Protocol for manual browsing sources.

Implementations should be stateless or manage their own lightweight state.

iter_all(query, chunk_size=100, limit=None, **kwargs)[source]

Iterate over results by fetching in chunks.

Parameters:
  • query (str) – Free-text query.

  • chunk_size (int) – Number of items to fetch per request.

  • limit (Optional[int]) – Optional maximum number of items to yield.

  • kwargs (object)

Return type:

Iterator[SearchItem]

Returns:

Iterator over search items.

search(query, max_results=25, start=0, **kwargs)[source]

Return a single page of results for a query.

Parameters:
  • query (str) – Free-text query.

  • max_results (int) – Maximum number of results to return.

  • start (int) – Zero-based start index for pagination across results.

  • kwargs (object)

Return type:

List[SearchItem]

Returns:

List of search items for the requested page.

search_all(query, chunk_size=100, limit=None, **kwargs)[source]

Collect results for a query into a list by consuming the iterator.

Parameters:
  • query (str) – Free-text query.

  • chunk_size (int) – Number of items to fetch per request.

  • limit (Optional[int]) – Optional maximum number of items to collect.

  • kwargs (object)

Return type:

List[SearchItem]

Returns:

List of collected search items.

class agent.browsing.manual.sources.base.SearchItem(title, url, snippet=None, item_id=None, extra=None)[source]

Bases: object

Lightweight search result item for manual browsing.

Variables:
  • title – Human-readable title of the item.

  • url – Canonical URL for the item.

  • snippet – Optional short snippet or summary.

  • item_id – Optional stable identifier when available, e.g., a PubMed ID.

  • extra – Optional provider-specific metadata.

Parameters:
  • title (str)

  • url (str)

  • snippet (str | None)

  • item_id (str | None)

  • extra (dict | None)

extra: Optional[dict] = None
item_id: Optional[str] = None
snippet: Optional[str] = None
title: str
url: str
agent.browsing.manual.sources.base.paginate_results(results, limit)[source]

Yield up to a limit of results from an iterable.

Parameters:
Return type:

Iterator[SearchItem]

Returns:

Iterator yielding up to limit items.

Google Scholar manual browsing via DuckDuckGo site-restricted search.

This module intentionally avoids scraping Google Scholar directly. It leverages the ddgs (or legacy duckduckgo_search as a fallback) package to retrieve public result snippets limited to the Scholar domain.

class agent.browsing.manual.sources.google_scholar.GoogleScholarBrowser(*args, **kwargs)[source]

Bases: ManualSource

Manual source for Google Scholar using site-restricted web search.

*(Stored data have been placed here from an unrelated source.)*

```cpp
template <int RT>
static int bwd1_bx3_launch_rt(int n_chunks, hipStream_t st, const float* PQ, const int32_t* idx, EcBn bn, const float* W2,
                              const float* bn2_sums, const float* dout, long lddo, const int32_t* argmax, const float* zwin,
                              EcGeom gm, r3d_segmap cs, float* DY1, float* BE, float* part_dw, float* part_bn, int* grid_out) {
  static int resident = 0;
  if (!resident) {
    resident = e2_resident_blocks(r3d_edgeconv_bwd1_bx3_kernel<RT>, EB_LDS_BYTES, ET_MAXBLK / 2);
    R3D_REQUIRE(resident > 0, "r3d_edgeconv_bwd: cannot reserve %d B of LDS", (int)EB_LDS_BYTES);
  }
  const int grid = et_grid8(n_chunks, resident);
  hipLaunchKernelGGL(r3d_edgeconv_bwd1_bx3_kernel<RT>, dim3(grid), dim3(256), EB_LDS_BYTES, st, PQ, idx, bn, W2, bn2_sums, dout,
                     lddo, argmax, zwin, gm, cs, n_chunks, DY1, BE, part_dw, part_bn);
  *grid_out = grid;
  return R3D_OK;
}

extern "C" long r3d_edge_reverse_ws_words(int B, int N, int K) { return (long)B * N + 1 + (long)B * N * K + 16; }
extern "C" int r3d_edge_reverse(const int32_t* idx, int B, int N, int K, int32_t* rev_ws, long ws_words, void* stream) {
  R3D_REQUIRE(idx && rev_ws, "r3d_edge_reverse: null pointer");
  R3D_REQUIRE(B > 0 && B <= 65535 && N > 0 && K > 0 && (long)B * N * K < 0x7fffffffL, "r3d_edge_reverse: bad shape B=%d N=%d K=%d",
              B, N, K);
  R3D_REQUIRE(ws_words >= r3d_edge_reverse_ws_words(B, N, K), "r3d_edge_reverse: workspace of %ld words is shorter than "
              "r3d_edge_reverse_ws_words(%d, %d, %d)", ws_words, B, N, K);
  const size_t ro_lds = sizeof(int) * (size_t)RO_WAVES * N;
  static const bool ro_off = getenv("R3D_EDGE_REVERSE_SORT") != nullptr;
  if (!ro_off && ro_lds <= 144 * 1024 && (long)N * K >= 64 * RO_WAVES) {
    static size_t attr = 0;
    if (ro_lds > attr) {
      R3D_REQUIRE(hipFuncSetAttribute((const void*)r3d_edge_reverse_ordered_kernel, hipFuncAttributeMaxDynamicSharedMemorySize,
                                      (int)ro_lds) == hipSuccess, "r3d_edge_reverse: cannot reserve %zu B of LDS", ro_lds);
      attr = ro_lds;
    }
    hipLaunchKernelGGL(r3d_edge_reverse_ordered_kernel, dim3(B), dim3(64 * RO_WAVES), ro_lds, (hipStream_t)stream, idx, N, K, B,
// ... 61 lines not shown
```

### r3dfsseg_amd/train_ops.py

```python
import contextlib
import ctypes
from collections import namedtuple

import torch

from . import _lib, ops
from .ops import SegLayout, _p, _rows, _st, _timed

BN_EPS, BN_MOM = 1e-5, 0.1
update_running_stats = True


class BNRecorder:

    def __init__(self, max_episodes, device):
        self.max_records = 2 * max_episodes
        self.device = device
        self.tables = {}
        self.index_dev = None

    def slot_for(self, bnmod, bias):
        if bnmod not in self.tables:
            rec = torch.zeros(self.max_records, 2, bnmod.num_features, device=self.device, dtype=torch.float32)
            self.tables[bnmod] = (rec, bias.detach() if bias is not None else None)
# ... 144 lines not shown
    M, ldx = _rows(X)
    C = W2d.shape[0]
    lib = _lib.load()
    seg = _one_segment(M) if seg is None else seg
    assert seg.M == M
    z = torch.empty(M, C, device=X.device, dtype=torch.float32)
    if seg.aligned(64):
        sums = _f(seg.n_seg * 2 * C, X.device).view(seg.n_seg, 2, C)
        ws = _f(lib.r3d_pointwise_conv_stats_ws_words(M, C), X.device)
        with _timed("pointwise_conv"):
            _lib.check(lib.r3d_pointwise_conv_stats_seg(_p(X), ldx, _p(W2d), M, X.shape[1], C, _p(z), C, seg.rows_a, seg.rows_b,
                                                        _p(sums), _p(ws), _st()))
    else:
        ops.pointwise_conv(X, W2d, out=z)
        sums = colstats(z, C, seg, mode=0)
    bn = bn_fold(sums, seg.counts(), bnmod, bias)
    y = affine_act(z, bn, act, seg, out=out)
    return y, (X, W2d, z, bn, act, seg)


def conv_bn_bwd(saved, dY, want_dx=True, dx_acc=None):
    X, W2d, z, bn, act, seg = saved
    C = W2d.shape[0]
    M = z.shape[0]
    sums = colstats(z, C, seg, mode=1, DY=dY, bn=bn, act=act)
    dz = bn_bwd_apply(z, dY, bn, act, sums, seg.counts(), seg)
    dW = gemm_tn(dz, X)
    tot = sums.sum(0) if seg.n_seg > 1 else sums[0]
    dbias = torch.zeros(C, device=z.device, dtype=torch.float32)
    dX = None
    if want_dx:
        Wt = W2d.t().contiguous()
        if dx_acc is not None:
            conv_acc(dz, Wt, dx_acc)
        else:
            dX = ops.pointwise_conv(dz, Wt)
    return dW, tot[1], tot[0], dbias, dX


def edgeconv_train_fwd(inp, idx, ec, B, N, out, seg=None):
    lib = _lib.load()
    dev = inp.device
    seg = SegLayout(1, B, 0, N) if seg is None else seg
    assert seg.B == B and seg.N == N
    W1 = ec.layer[0].weight.reshape(64, -1)
    C = W1.shape[1] // 2
    Wpq = torch.cat((W1[:, :C], W1[:, C:] - W1[:, :C]), 0).contiguous()
    PQ = ops.pointwise_conv(inp, Wpq)
    K = idx.shape[-1]
    ws = _f(lib.r3d_edgeconv_train_ws_words(B, N), dev)
    W2 = ec.layer[3].weight.reshape(64, 64).contiguous()
    M = B * N
    argmax = torch.empty(M, 64, device=dev, dtype=torch.int32)
    argmin = torch.empty(M, 64, device=dev, dtype=torch.int32)
    zmax = torch.empty(M, 64, device=dev, dtype=torch.float32)
    zmin = torch.empty(M, 64, device=dev, dtype=torch.float32)
    idx3 = idx.view(B, N, K)
    sums1 = _f(seg.n_seg * 128, dev).view(seg.n_seg, 2, 64)
    sums2 = _f(seg.n_seg * 128, dev).view(seg.n_seg, 2, 64)
    counts = seg.counts(per_row=K)
    esum = torch.empty(M, 64, device=dev, dtype=torch.float32)
    with _timed("edgeconv"):
        _lib.check(lib.r3d_edge_stats1(_p(PQ), _p(idx3), B, N, K, seg.S, seg.Q, _p(sums1), _p(esum), _p(ws), _st()))
    bn1 = bn_fold(sums1, counts, ec.layer[1])
    sc1, sh1, _, _ = bn1.ptrs()
    with _timed("edgeconv"):
        _lib.check(lib.r3d_edgeconv_train_fwd_minmax(_p(PQ), _p(idx3), sc1, sh1, bn1.stride, _p(W2), B, N, K, seg.S, seg.Q,
                                                     _p(zmax), _p(zmin), _p(argmax), _p(argmin), _p(sums2), _p(ws), _st()))
    bn2 = bn_fold(sums2, counts, ec.layer[4])
    sc2, sh2, _, _ = bn2.ptrs()
    with _timed("edgeconv"):
        _lib.check(lib.r3d_edge_select(_p(zmax), _p(zmin), _p(argmax), _p(argmin), sc2, sh2, bn2.stride, M, seg.rows_a,
                                       seg.rows_b, _p(out), out.stride(0), _st()))
    return (inp, idx3, Wpq, PQ, W2, bn1, bn2, argmax, zmax, C, seg, esum)


def edgeconv_train_bwd(saved, dout, B, N, dx_acc):
    inp, idx3, Wpq, PQ, W2, bn1, bn2, argmax, zmax, C, seg, esum = saved
    lib = _lib.load()
    dev = PQ.device
    K = idx3.shape[-1]
    M = B * N
    dPQ = _f(M * 128, dev).view(M, 128)
    ws = _f(lib.r3d_edgeconv_train_ws_words(B, N), dev)
    rev = torch.empty(lib.r3d_edge_reverse_ws_words(B, N, K), device=dev, dtype=torch.int32)
    with _timed("edgeconv_bwd"):
        _lib.check(lib.r3d_edge_reverse(_p(idx3), B, N, K, _p(rev), rev.numel(), _st()))
    bn2_sums = colstats(zmax, 64, seg, mode=1, DY=dout, bn=bn2, act=ops.ACT_LRELU)
    DY1, BE = _f(M * K * 64, dev), _f(M * 128, dev)
    dW2, bn1_sums = _f(64 * 64, dev), _f(seg.n_seg * 128, dev).view(seg.n_seg, 2, 64)
    s1, t1, m1, i1 = bn1.ptrs()
    s2, t2, m2, i2 = bn2.ptrs()
    with _timed("edgeconv_bwd"):
        _lib.check(lib.r3d_edgeconv_bwd(_p(PQ), _p(idx3), s1, t1, m1, i1, _p(W2), s2, t2, m2, i2, bn1.stride, _p(bn2_sums),
                                        _p(dout), dout.stride(0), _p(argmax), _p(zmax), _p(esum), B, N, K, seg.S, seg.Q, _p(DY1),
                                        _p(BE), _p(rev),
                                        _p(dW2), _p(bn1_sums), _p(dPQ), _p(ws), _st()))
    t1s = bn1_sums.sum(0) if seg.n_seg > 1 else bn1_sums[0]
    t2s = bn2_sums.sum(0) if seg.n_seg > 1 else bn2_sums[0]
    dWpq = gemm_tn(dPQ, inp)
    dW1 = torch.cat((dWpq[:64] - dWpq[64:], dWpq[64:]), 1).reshape(64, 2 * C, 1, 1)
    if dx_acc is not None:
        conv_acc(dPQ, Wpq.t().contiguous(), dx_acc)
    return dW1, t1s[1], t1s[0], dW2.view(64, 64, 1, 1), t2s[1], t2s[0]


EncoderSaved = namedtuple("EncoderSaved", "model seg seed p_drop seed_dev ec mlp base cat level2 qkv lse feat aws")
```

Note: result metadata is limited to title, URL, and snippet.

iter_all(query, chunk_size=100, limit=None, *, region='wt-wt', **kwargs)[source]

Iterate through Scholar results by fetching in chunks.

Parameters:
  • query (str) – Free-text query string.

  • chunk_size (int) – Number of results fetched per request.

  • limit (Optional[int]) – Optional maximum number of items to yield.

  • region (str) – Region code for DuckDuckGo.

  • kwargs (object)

Return type:

Iterator[SearchItem]

Returns:

Iterator over normalized search items.

search(query, max_results=25, start=0, *, region='wt-wt', **kwargs)[source]

Search Scholar results using DuckDuckGo site restriction.

Parameters:
  • query (str) – Free-text query string.

  • max_results (int) – Maximum number of results to return.

  • start (int) – Zero-based start index; applied client-side.

  • region (str) – Region code for DuckDuckGo.

  • kwargs (object)

Return type:

List[SearchItem]

Returns:

List of normalized search items.

search_all(query, chunk_size=100, limit=None, *, region='wt-wt', **kwargs)[source]

Collect Scholar results for a query into a list.

Parameters:
  • query (str) – Free-text query string.

  • chunk_size (int) – Number of results fetched per request.

  • limit (Optional[int]) – Optional maximum number of items to collect.

  • region (str) – Region code for DuckDuckGo.

  • kwargs (object)

Return type:

List[SearchItem]

Returns:

List of normalized search items.

PubMed manual browsing using NCBI E-utilities (ESearch + ESummary).

No additional dependencies required. Network calls use requests and return lightweight SearchItem objects with stable PubMed IDs.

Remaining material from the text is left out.